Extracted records
▼▼▼

template <typename E, int BM, int BN, int ST, bool CONV, int WAVES_M = 2, bool W8 = false, bool LW = false, bool F8 = false>
__global__ __launch_bounds__(128 * WAVES_M * (LW ? 2 : 1), (WAVES_M == 2 ? 2 : 1)) void gemm_kernel(const Geo g) {
    static_assert(!(F8 && (W8 || CONV)), "the all-fp8 build covers the linear layers; W8 is the fp16-activation form");
    static_assert(!(W8 && CONV), "the fp8-weight build covers the linear layers only");
    static_assert(!(LW && W8), "loader waves: fp16 / bf16 operands only");
    static_assert(ST >= 2 && ST <= 4, "ring depths the counted waits below cover");
    using E4 = typename ET<E>::x4;
    using E8 = typename ET<E>::x8;
    constexpr int NW = WAVES_M * 2;
    constexpr int NT = 64 * NW * (LW ? 2 : 1);
    constexpr int WM = BM / WAVES_M, WN = BN / 2;
    constexpr int MI = WM / 16, NI = WN / 16;
    constexpr int B_GROUPS = W8 ? BN / 16 : BN / 8;
    constexpr int A_INST = BM / 8 / NW, B_INST = (B_GROUPS + NW - 1) / NW;
    static_assert(W8 || B_GROUPS % NW == 0, "fp16 weight tile: every wave issues the same number of row groups");
    constexpr int B_STAGE_BYTES = W8 ? BN * 64 : BN * 128;
    constexpr int RING_BYTES = ring_bytes(BM, BN, ST, W8);
    extern __shared__ __attribute__((aligned(16))) char smem[];
    f16* As = (f16*)smem;
    f16* Bs = As + ST * BM * BK;
    constexpr int LOADS = A_INST + B_INST;
    constexpr int SCRATCH_BYTES = scratch_bytes(WAVES_M, LW);
    float2* rowstat = (float2*)(smem + RING_BYTES + SCRATCH_BYTES);
    constexpr int LNP_OFF = lnp_off(BM, BN);
    constexpr bool LN_OUT_FITS = ln_out_fits(BM, BN, ST, W8);
    constexpr int GN_PAR = gn_par(BM, LW), GN_NT = NT / GN_PAR;
    constexpr int GN_RG = GN_NT / (BN / 8);
    constexpr bool GN_OUT_FITS = gn_out_fits(BM, BN, ST, NT, LW, W8);

    const int tid = threadIdx.x;
    const int lane = tid & 63;
    const int wave_all = __builtin_amdgcn_readfirstlane(tid >> 6);
    const bool loader = LW && wave_all >= NW;
    const int wave = loader ? wave_all - NW : wave_all;
    const int wm = wave >> 1, wn = wave & 1;

    int tm, tn;
    if (!iir::tile_of_block(g, tm, tn)) return;
    const int m0 = tm * BM, n0 = tn * BN;

    const int srow = lane >> 3;
    const int schunk = (lane & 7) ^ srow;
    const f16* a_src[A_INST];
    int a_pix_y[A_INST], a_pix_x[A_INST];
    const f16* a_img[A_INST];
#pragma unroll
    for (int i = 0; i < A_INST; ++i) {
        int m = m0 + (i * NW + wave) * 8 + srow;
        if (m >= g.M) m = g.M - 1;
        if (!CONV) {
            a_src[i] = g.A + (long)m * g.lda + schunk * 8;
        } else {
            const int hw = g.Ho * g.Wo;
            const int img = m / hw, rem = m - img * hw;
            const int oy = rem / g.Wo, ox = rem - oy * g.Wo;
            a_img[i] = g.A + (long)img * g.x_img_stride + schunk * 8;
            a_pix_y[i] = oy * g.stride - g.pad;
            a_pix_x[i] = ox * g.stride - g.pad;
        }
    }
    const f16* b_src[B_INST];
#pragma unroll
    for (int i = 0; i < B_INST; ++i) {
        if (!W8) {
            int n = n0 + (i * NW + wave) * 8 + srow;
            if (n >= g.N) n = g.N - 1;
            b_src[i] = g.W + (long)n * g.K + schunk * 8;
        } else {
            const int r = (i * NW + wave) * 16 + (lane >> 2);
            int n = n0 + r;
            if (n >= g.N) n = g.N - 1;
            b_src[i] = (const f16*)((const char*)g.W + (long)n * g.K + (((lane & 3) ^ ((r >> 2) & 3)) * 16));
        }
    }

    const f16* cv_ptr[CONV ? A_INST : 1];
    int cv_inc[CONV ? A_INST : 1];
    int cv_c0 = 0, cv_tap = 0;
    auto conv_tap = [&](int tap) {
        const int ky = tap / g.ks, kx = tap - ky * g.ks;
#pragma unroll
        for (int i = 0; i < (CONV ? A_INST : 0); ++i) {
            const int iy = a_pix_y[i] + ky, ix = a_pix_x[i] + kx;
            bool ok;
            long pix;
// ... 60 lines not shown
        a_off[s] = (wm * WM + frow) * 128 + phys * 16;
        if (!W8) b_off[s] = (wn * WN + frow) * 128 + phys * 16;
        else b_off[s] = (wn * WN + frow) * 64 + ((((fq >> 1) + 2 * s) ^ ((frow >> 2) & 3)) * 16) + (fq & 1) * 8;
    }

    f32x4 acc[MI][NI];
#pragma unroll
    for (int i = 0; i < MI; ++i)
#pragma unroll
        for (int j = 0; j < NI; ++j) acc[i][j] = (f32x4){0.f, 0.f, 0.f, 0.f};

    const int nk = g.K / BK;
    if (!LW || loader) {
        if (CONV) conv_seek(0);
#pragma unroll
        for (int s = 0; s < ST - 1; ++s)
            if (s < nk) stage(s, s);
    }
    constexpr int MAXP = 8;
    float2 lnp_in[MAXP];
    const int ln_lt = LW ? tid - 64 * NW : tid;
    if (g.ln_in && ln_lt >= 0 && ln_lt < BM) {
        const int m = min(m0 + ln_lt, g.M - 1);
#pragma unroll
        for (int j = 0; j < MAXP; ++j)
            lnp_in[j] = ((const float2*)g.ln_in)[(long)min(j, g.ln_parts - 1) * g.M + m];

        float sm = 0.f;
#pragma unroll
        for (int j = 0; j < MAXP; ++j) sm += j < g.ln_parts ? lnp_in[j].x : 0.f;
        const float inv_p = 1.0f / (float)g.ln_parts, mean = sm * inv_p;
        float m2 = 0.f, dev = 0.f;
#pragma unroll
        for (int j = 0; j < MAXP; ++j) {
            const float d = lnp_in[j].x - mean;
            m2 += j < g.ln_parts ? lnp_in[j].y : 0.f;
            dev += j < g.ln_parts ? d * d : 0.f;
        }
        const float var = (m2 + (float)g.ln_part_cols * dev) * inv_p / (float)g.ln_part_cols;
        const float rstd = rsqrtf(var + g.ln_eps);
        rowstat[ln_lt] = make_float2(rstd, -rstd * mean);
        }

    using BF = std::conditional_t<W8, long, E8>;
    auto frags = [&](int buf, int s, E8 (&af)[MI], BF (&bf)[NI]) {
        const char* as = (const char*)(As + buf * BM * BK);
        const char* bs = (const char*)Bs + buf * B_STAGE_BYTES;
#pragma unroll
        for (int i = 0; i < MI; ++i) af[i] = *(const E8*)(as + a_off[s] + i * 16 * 128);
#pragma unroll
        for (int j = 0; j < NI; ++j) bf[j] = *(const BF*)(bs + b_off[s] + j * 16 * (W8 ? 64 : 128));
    };
    auto mma = [&](const E8 (&af)[MI], const BF (&bf)[NI]) {
        if constexpr (F8) {
#pragma unroll
            for (int i = 0; i < MI; ++i)
#pragma unroll
                for (int j = 0; j < NI; ++j)
                    acc[i][j] = iir::mfma16_f8x2(bf[j], af[i], acc[i][j]);
        } else if constexpr (!W8) {
#pragma unroll
            for (int i = 0; i < MI; ++i)
#pragma unroll
                for (int j = 0; j < NI; ++j)
                    acc[i][j] = ET<E>::mfma16(bf[j], af[i], acc[i][j]);
        } else {
            long a8[MI];
#pragma unroll
            for (int i = 0; i < MI; ++i) a8[i] = iir_fp8x8(af[i]);
#pragma unroll
            for (int i = 0; i < MI; ++i)
#pragma unroll
                for (int j = 0; j < NI; ++j)
                    acc[i][j] = __builtin_amdgcn_mfma_f32_16x16x32_fp8_fp8(bf[j], a8[i], acc[i][j], 0, 0, 0);
        }
    };
    auto admit = [&](int tiles_after) {
        if (ST >= 4 && tiles_after >= 2) wait_vm_lgkm_and_barrier<(ST >= 4 ? 2 * LOADS : 0)>();
        else if (ST >= 3 && tiles_after >= 1) wait_vm_lgkm_and_barrier<(ST >= 3 ? LOADS : 0)>();
        else wait_vm_lgkm_and_barrier<0>();
    };
    f32x4 pre_c1[NI];
    E4 pre_c0[NI];
    auto preload_cols = [&]() {
#pragma unroll
        for (int j = 0; j < NI; ++j) {
            const int nc = min(n0 + wn * WN + j * 16 + fq * 4, g.N - 4);
            pre_c1[j] = g.ln_in ? *(const f32x4*)(g.ln_colsum + nc) : (f32x4){0.f, 0.f, 0.f, 0.f};
            if (g.bias) pre_c0[j] = *(const E4*)((const E*)g.bias + nc);
            else for (int t = 0; t < 4; ++t) pre_c0[j][t] = (E)0.f;
        }
    };
    E8 a0[MI], a1[MI];
    BF b0[NI], b1[NI];
    auto admit2 = [&](int tiles_after) {
        __builtin_amdgcn_s_waitcnt(0xC07F);
        if (ST >= 4 && tiles_after >= 2) wait_vm_and_barrier<(ST >= 4 ? 2 * LOADS : 0)>();
        else if (ST >= 3 && tiles_after >= 1) wait_vm_and_barrier<(ST >= 3 ? LOADS : 0)>();
        else wait_vm_and_barrier<0>();
    };
    if constexpr (!LW) {
        {
            const int rem = nk - 1;
            admit(rem < ST - 2 ? rem : ST - 2);
            if (ST - 1 < nk) stage(ST - 1, ST - 1);
            frags(0, 0, a0, b0);
            IIR_PIN();
            frags(0, 1, a1, b1);
            IIR_PIN();
            mma(a0, b0);
        }
        int cur = 0;
        for (int kt = 1; kt < nk; ++kt) {
            const int rem = nk - 1 - kt;
            admit2(rem < ST - 2 ? rem : ST - 2);
            if (kt - 1 + ST < nk) stage(kt - 1 + ST, cur);
            cur = cur + 1 == ST ? 0 : cur + 1;
            frags(cur, 0, a0, b0);
            IIR_PIN();
            mma(a1, b1);
            frags(cur, 1, a1, b1);
            IIR_PIN();
            mma(a0, b0);
        }
        preload_cols();
        mma(a1, b1);
    } else if (loader) {
        {
            const int rem = nk - 1;
            admit(rem < ST - 2 ? rem : ST - 2);
            if (ST - 1 < nk) stage(ST - 1, ST - 1);
        }
        int cur = 0;
        for (int kt = 0; kt + 1 < nk; ++kt) {
            const int rem = nk - 2 - kt;
            admit(rem < ST - 2 ? rem : ST - 2);
            if (kt + ST < nk) stage(kt + ST, cur);
            cur = cur + 1 == ST ? 0 : cur + 1;
        }
    } else {
        admit(0);
        frags(0, 0, a0, b0);
        IIR_PIN();
        frags(0, 1, a1, b1);
        IIR_PIN();
        mma(a0, b0);
        int cur = 0;
        for (int kt = 1; kt < nk; ++kt) {
            admit2(0);
            cur = cur + 1 == ST ? 0 : cur + 1;
            frags(cur, 0, a0, b0);
            IIR_PIN();
            mma(a1, b1);
            frags(cur, 1, a1, b1);
            IIR_PIN();
            mma(a0, b0);
        }
        preload_cols();
        mma(a1, b1);
    }

    bool xdone = false;
    if constexpr (BM == 64 && BN == 128 && ST == 3 && !CONV && !W8 && !LW && WAVES_M == 2 && std::is_same<E, f16>::value) {
    if (g.xa_on) {
        constexpr int KROWS = 144, KIMG = KROWS * 128, VROW = 288, VIMG = 64 * VROW;
        static_assert(2 * KIMG + 2 * VIMG <= RING_BYTES, "K / V images of two heads must fit the idle ring");
        asm volatile("s_waitcnt lgkmcnt(0)\n\ts_barrier" ::: "memory");
        const int img = m0 / g.xa_tq, hd0 = n0 >> 6;
        char* kl = smem;
        char* vl = smem + 2 * KIMG;
        const int tk0 = g.xa_tk[0], tk1 = g.xa_tk[1];
        const int vch0 = (tk0 + 7) >> 3, vch1 = (tk1 + 7) >> 3;
#pragma unroll
        for (int it = 0; it < 9; ++it) {
            const int s = (it * 4 + wave) * 64 + lane, hh = s >= 1152 ? 1 : 0, sl = s - hh * 1152;
            const int row = sl >> 3, ch = (sl & 7) ^ (row & 7);
            const bool ip = row >= 80;
            const int key = ip ? min(row - 80, tk1 - 1) : min(row, tk0 - 1);
            const f16* src = (ip ? g.xa_k[1] + (long)img * g.xa_kb[1] + (long)key * g.xa_ldk[1]
                                 : g.xa_k[0] + (long)img * g.xa_kb[0] + (long)key * g.xa_ldk[0]) + (hd0 + hh) * 64 + ch * 8;
            glds16(src, kl + (it * 4 + wave) * 1024);
        }
#pragma unroll
        for (int it = 0; it < 9; ++it) {
            const int s = (it * 4 + wave) * 64 + lane, hh = s >= 1152 ? 1 : 0, sl = s - hh * 1152;
            const int d = sl / 18, c = sl - d * 18;
            const bool ip = c >= 10;
            const int cc = ip ? min(c - 10, vch1 - 1) : min(c, vch0 - 1);
            const long rowv = (long)((hd0 + hh) * 64 + d);
            const f16* src = (ip ? g.xa_vt[1] + rowv * g.xa_ldvt[1] + (long)img * g.xa_vb[1]
                                 : g.xa_vt[0] + rowv * g.xa_ldvt[0] + (long)img * g.xa_vb[0]) + cc * 8;
            glds16(src, vl + (it * 4 + wave) * 1024);
        }
        typedef E E4v __attribute__((ext_vector_type(4)));
        E8 qf[MI][2];
#pragma unroll
        for (int i = 0; i < MI; ++i) {
            const float2 rs = g.ln_in ? rowstat[wm * WM + i * 16 + frow] : make_float2(1.f, 0.f);
#pragma unroll
            for (int j = 0; j < NI; ++j)
#pragma unroll
                for (int t = 0; t < 4; ++t)
                    qf[i][j >> 1][(j & 1) * 4 + t] = (E)iir::epi_affine(acc[i][j][t], rs, pre_c1[j][t], (float)pre_c0[j][t]);
        }
        asm volatile("s_waitcnt vmcnt(0)\n\ts_barrier" ::: "memory");
        f32x4 sa[MI][9];
        const char* kh = kl + wn * KIMG;
#pragma unroll
        for (int kb = 0; kb < 9; ++kb) {
            const int kr = kb * 16 + frow;
            const char* krow = kh + kr * 128 + (fq & 1) * 8;
            E8 kf[2];
#pragma unroll
            for (int ks = 0; ks < 2; ++ks) {
                const E4v lo = *(const E4v*)(krow + (((4 * ks + (fq >> 1)) ^ (kr & 7)) << 4));
                const E4v hi = *(const E4v*)(krow + (((4 * ks + 2 + (fq >> 1)) ^ (kr & 7)) << 4));
                for (int t = 0; t < 4; ++t) { kf[ks][t] = lo[t]; kf[ks][4 + t] = hi[t]; }
            }
#pragma unroll
            for (int i = 0; i < MI; ++i) {
                f32x4 z = {0.f, 0.f, 0.f, 0.f};
                z = ET<E>::mfma16(kf[0], qf[i][0], z);
// ... 312 lines not shown
                            m2 += pj.y + d * d * (8.0f * (float)j / (float)(j + 1));
                        }
                        ((float2*)g.ln_out)[(long)tn * g.M + m0 + tid] = make_float2(mean, m2);
                    }
                }
            }
        } else {
            touch_next_weights();
#pragma unroll 1
            for (int c = tid; c < TOTAL; c += NT) {
                const int r = c / CPR, cc = c - r * CPR;
                const int m = m0 + r, n = no_tile + cc * 8;
                if (m >= g.M || n >= No) continue;
                long mc = m, mr = m;
                if (remap) {
                    const int hw = g.Ho * g.Wo, img = m / hw, rem = m - img * hw;
                    if (g.y_img_rows) mc = (long)img * g.y_img_rows + rem;
                    if (g.res_img_rows) mr = (long)img * g.res_img_rows + rem;
                }
                const E* tp = (const E*)(ct + r * cs + cc * 16);
#pragma unroll 1
                for (int t = 0; t < 8 && n + t < No; ++t) {
                    float v = (float)tp[t];
                    if (g.Ct && n + t >= g.tr_from) { ((E*)g.Ct)[(long)(n + t - g.tr_from) * g.ldct + mc] = (E)(v * g.out_scale); continue; }
                    if (use_res) v += (float)((const E*)g.res)[mr * g.ldr + n + t];
                    ((E*)g.C)[mc * g.ldc + n + t] = (E)(v * g.out_scale);
                }
            }
        }
    };
    if (paired) write_out(std::integral_constant<int, BN / 16>{});
    else write_out(std::integral_constant<int, BN / 8>{});
    asm volatile("s_waitcnt vmcnt(0)" ::: "memory");
}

▲▲▲

*What you need to do*: Please show, exactly as written, every line above that contains the word "LOADS".

*Answer section*:
    constexpr int LOADS = A_INST + B_INST;
        if (ST >= 4 && tiles_after >= 2) wait_vm_lgkm_and_barrier<(ST >= 4 ? 2 * LOADS : 0)>();
        else if (ST >= 3 && tiles_after >= 1) wait_vm_lgkm_and_barrier<(ST >= 3 ? LOADS : 0)>();
        if (ST >= 4 && tiles_after >= 2) wait_vm_and_barrier<(ST >= 4 ? 2 * LOADS : 0)>();
        else if (ST >= 3 && tiles_after >= 1) wait_vm_and_barrier<(ST >= 3 ? LOADS : 0)>();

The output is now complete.